James H Degnan et al. Syst Biol. 2009 Feb.

Abstract

Consensus methods provide a useful strategy for summarizing information from a collection of gene trees. An important application of consensus methods is to combine gene trees to estimate a species tree. To investigate the theoretical properties of consensus trees that would be obtained from large numbers of loci evolving according to a basic evolutionary model, we construct consensus trees from rooted gene trees that occur in proportion to gene-tree probabilities derived from coalescent theory. We consider majority-rule, rooted triple (R(*)), and greedy consensus trees obtained from known, rooted gene trees, both in the asymptotic case as numbers of gene trees approach infinity and for finite numbers of genes.
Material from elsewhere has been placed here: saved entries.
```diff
@@ -590,17 +607,17 @@
     extern __shared__ __attribute__((aligned(16))) char smem[];
     int bh = blockIdx.y, qblk = blockIdx.x;
     if (((gridDim.y & 7) == 0) && (xcd_remap & 1)) {
-        const int lin = blockIdx.y * gridDim.x + blockIdx.x;
-        const int x = lin & 7, s = lin >> 3;
-        const int hs = s / (int)gridDim.x;
-        bh = x + 8 * hs;
-        qblk = s - hs * (int)gridDim.x;
+        const int rem = Ntok - q_start - ((int)gridDim.x - 1) * (64 * QB);
+        attn_pp_block_map(blockIdx.y * gridDim.x + blockIdx.x, (int)gridDim.x, (int)gridDim.y, (xcd_remap & 8) && rem <= 32 * QB, &bh, &qblk);
     }
     const int q_base = q_start + qblk * (64 * QB);
-    if constexpr (QB == 4) if (xcd_remap & 2) {
-        if (Ntok - q_base <= 128) { attn_pp16mq_body<2>(q, k, v, out, Ntok, nh, bh, q_base, smem); return; }
-    }
-    attn_pp16mq_body<QB>(q, k, v, out, Ntok, nh, bh, q_base, smem);
+    const bool trim = (xcd_remap & 4) != 0;
+    if constexpr (QB == 4) {
+        const int left = Ntok - q_base;
+        if ((xcd_remap & 16) && left <= 32) { attn_pp16mq_body<1>(q, k, v, out, Ntok, nh, bh, q_base, smem, 0, 0, nullptr, nullptr, trim); return; }
+        if ((xcd_remap & 2) && left <= 128) { attn_pp16mq_body<2>(q, k, v, out, Ntok, nh, bh, q_base, smem, 0, 0, nullptr, nullptr, trim); return; }
+    }
+    attn_pp16mq_body<QB>(q, k, v, out, Ntok, nh, bh, q_base, smem, 0, 0, nullptr, nullptr, trim);
 }
 
 constexpr int AP_KS_MIN_TILES = 8;
@@ -700,7 +717,8 @@
     if (akern >= 1) {
         const long wgs2 = (long)((Ntok + 127) / 128) * B * nh;
         const bool q4 = akern == 2 || akern == 4 || (akern == 3 && wgs2 > moge_tune_get("ATTN_Q2_MAX_WGS", 3 * pp_device_cus()));
-        const int xr = (moge_tune_get("ATTN_XCD", 1) ? 1 : 0) | (moge_tune_get("ATTN_TAIL2", 1) ? 2 : 0);
+        const int xr = (moge_tune_get("ATTN_XCD", 1) ? 1 : 0) | (moge_tune_get("ATTN_TAIL2", 1) ? 2 : 0) | (moge_tune_get("ATTN_LTRIM", 1) ? 4 : 0) |
+                       (moge_tune_get("ATTN_TAILLAST", 1) ? 8 : 0) | (moge_tune_get("ATTN_TAIL1", 1) ? 16 : 0);
 #ifdef MOGE_EXPERIMENTS
         const int nfull = Ntok / 512, rem = Ntok - nfull * 512;
         const int nblk = nfull + (rem > 256 ? 1 : 0);
@@ -775,8 +793,12 @@
             }
         }
         if (q4) {
+            int gx4 = (Ntok + 255) / 256;
+#ifdef MOGE_EXPERIMENTS
+            if (moge_tune_get("ATTN_KB_NOTAIL", 0) && Ntok >= 256) gx4 = Ntok / 256;
+#endif
             if (int rc = set_dyn_lds<attn_pp16mq_kernel<4>>(smem)) return rc;
-            hipLaunchKernelGGL(attn_pp16mq_kernel<4>, dim3((Ntok + 255) / 256, B * nh), dim3(256), smem, st, (const f16*)q, (const f16*)k, (const f16*)v, (f16*)out, Ntok, nh, xr, 0);
+            hipLaunchKernelGGL(attn_pp16mq_kernel<4>, dim3(gx4, B * nh), dim3(256), smem, st, (const f16*)q, (const f16*)k, (const f16*)v, (f16*)out, Ntok, nh, xr, 0);
         } else {
             if (int rc = set_dyn_lds<attn_pp16mq_kernel<2>>(smem)) return rc;
             hipLaunchKernelGGL(attn_pp16mq_kernel<2>, grid, dim3(256), smem, st, (const f16*)q, (const f16*)k, (const f16*)v, (f16*)out, Ntok, nh, xr, 0);
```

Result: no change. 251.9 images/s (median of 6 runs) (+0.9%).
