template <typename T, int ACT, int MT, int NT>
__device__ __forceinline__ void tile_epilogue_g(const GemmP& p, f32x4 (&acc)[MT][NT], int row_base, int col_base, int q, int r, int z, int wz) {
  if constexpr (ACT == SL_ACT_NONE && NT == 4) {
    if (p.amax_val) { tile_argmax<T, MT, NT>(p, acc, row_base, col_base, q, r, wz); return; }
  }
  const int64_t co = (int64_t)z * p.sC + p.cx, ro = (int64_t)z * p.sR + p.rx;
  void* Cb = p.out_f32 ? (void*)((float*)p.C + co) : (void*)((T*)p.C + co);
  const T* bias = p.bias ? (const T*)p.bias + (int64_t)wz * p.sBias : nullptr;
  const void* Rb = p.res ? (p.res_f32 ? (const void*)((const float*)p.res + ro) : (const void*)((const T*)p.res + ro)) : nullptr;
  const int row0 = row_base + q * 4;
  const int col0 = col_base + r;
  if constexpr (ACT == SL_ACT_SILU_MUL) {
    static_assert(NT % 2 == 0, "gate/up fragments come in pairs");
    const int nout = p.N >> 1;
#pragma unroll
    for (int pr = 0; pr < NT / 2; ++pr) {
      const int gcol = col0 + (2 * pr) * 16, ucol = gcol + 16;
      const int ocol = (col_base >> 1) + pr * 16 + r;
      if (ocol >= nout) continue;
      const float bg = bias ? to_f32(bias[gcol]) : 0.f, bu = bias ? to_f32(bias[ucol]) : 0.f;
#pragma unroll
      for (int m = 0; m < MT; ++m)
#pragma unroll
        for (int i = 0; i < 4; ++i) {
          const int row = row0 + m * 16 + i;
          if (row < p.M) store_out<T>(p, Cb, Rb, row, ocol, silu(acc[m][2 * pr][i] + bg) * (acc[m][2 * pr + 1][i] + bu));
        }
    }
  } else {
#pragma unroll
    for (int n = 0; n < NT; ++n) {
      const int col = col0 + n * 16;
      if (col >= p.N) continue;
      const float b = bias ? to_f32(bias[col]) : 0.f;
      float csum = 0.f;
      constexpr int MG = ACT == SL_ACT_GELU ? 1 : (MT < 4 ? MT : 4);
#pragma unroll
      for (int mg = 0; mg < MT; mg += MG) {
        float rv[MG][4];
        if (Rb) {
#pragma unroll
          for (int m = 0; m < MG; ++m)
#pragma unroll
            for (int i = 0; i < 4; ++i) {
              int row = row0 + (mg + m) * 16 + i;
              row = row < p.M ? row : p.M - 1;
              rv[m][i] = p.res_f32 ? ((const float*)Rb)[(int64_t)row * p.ldr + col] : to_f32(((const T*)Rb)[(int64_t)row * p.ldr + col]);
            }
        }
#pragma unroll
        for (int m = 0; m < MG; ++m)
#pragma unroll
          for (int i = 0; i < 4; ++i) {
            const int row = row0 + (mg + m) * 16 + i;
            if (row < p.M) {
              float v = acc[mg + m][n][i] + b;
              if (p.aux) ((T*)p.aux + co)[(int64_t)row * p.ldc + col] = from_f32<T>(v);
              if constexpr (ACT == SL_ACT_GELU) v = gelu_act<T>(v);
              if (p.post == SL_POST_SILU_MUL_BWD) {
                const int64_t o = (int64_t)row * p.post_ld + 32 * (col >> 4) + (col & 15);
                float dg, du;
                post_silu_bwd<T>(v, to_f32(((const T*)p.post_in)[o]), to_f32(((const T*)p.post_in)[o + 16]), dg, du);
                T* op = (T*)Cb + (int64_t)row * p.ldc + 32 * (col >> 4) + (col & 15);
                op[0] = from_f32<T>(dg); op[16] = from_f32<T>(du);
                continue;
              }
              if (p.post) { float v1[1] = {v}; post_apply<T, 1>(p, row, col, v1); v = v1[0]; }
              if (Rb) v += rv[m][i];
              store_out<T>(p, Cb, nullptr, row, col, v);
              if (p.colsum) csum += p.out_f32 ? v : round_as<T>(v);
            }
          }
      }
      if (p.colsum) {
        csum += __shfl_xor(csum, 16, 64);
        csum += __shfl_xor(csum, 32, 64);
        if (q == 0) atomicAdd(p.colsum + col, csum);
      }
    }
  }
}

Our results show that for some combinations of species-tree branch lengths, increasing the number of independent loci can make the rooted majority-rule consensus tree more likely to be at least partially unresolved. However, the probability that the R(*) consensus tree has the species-tree topology approaches 1 as the number of gene trees approaches infinity. Although the greedy consensus algorithm can be the quickest to converge on the correct species-tree topology when increasing the number of gene trees, it can also be positively misleading. The majority-rule consensus tree is not a misleading estimator of the species-tree topology, and the R(*) consensus tree is a statistically consistent estimator of the species-tree topology. Our results therefore suggest a method for using multiple loci to infer the species-tree topology, even when it is discordant with the most likely gene tree.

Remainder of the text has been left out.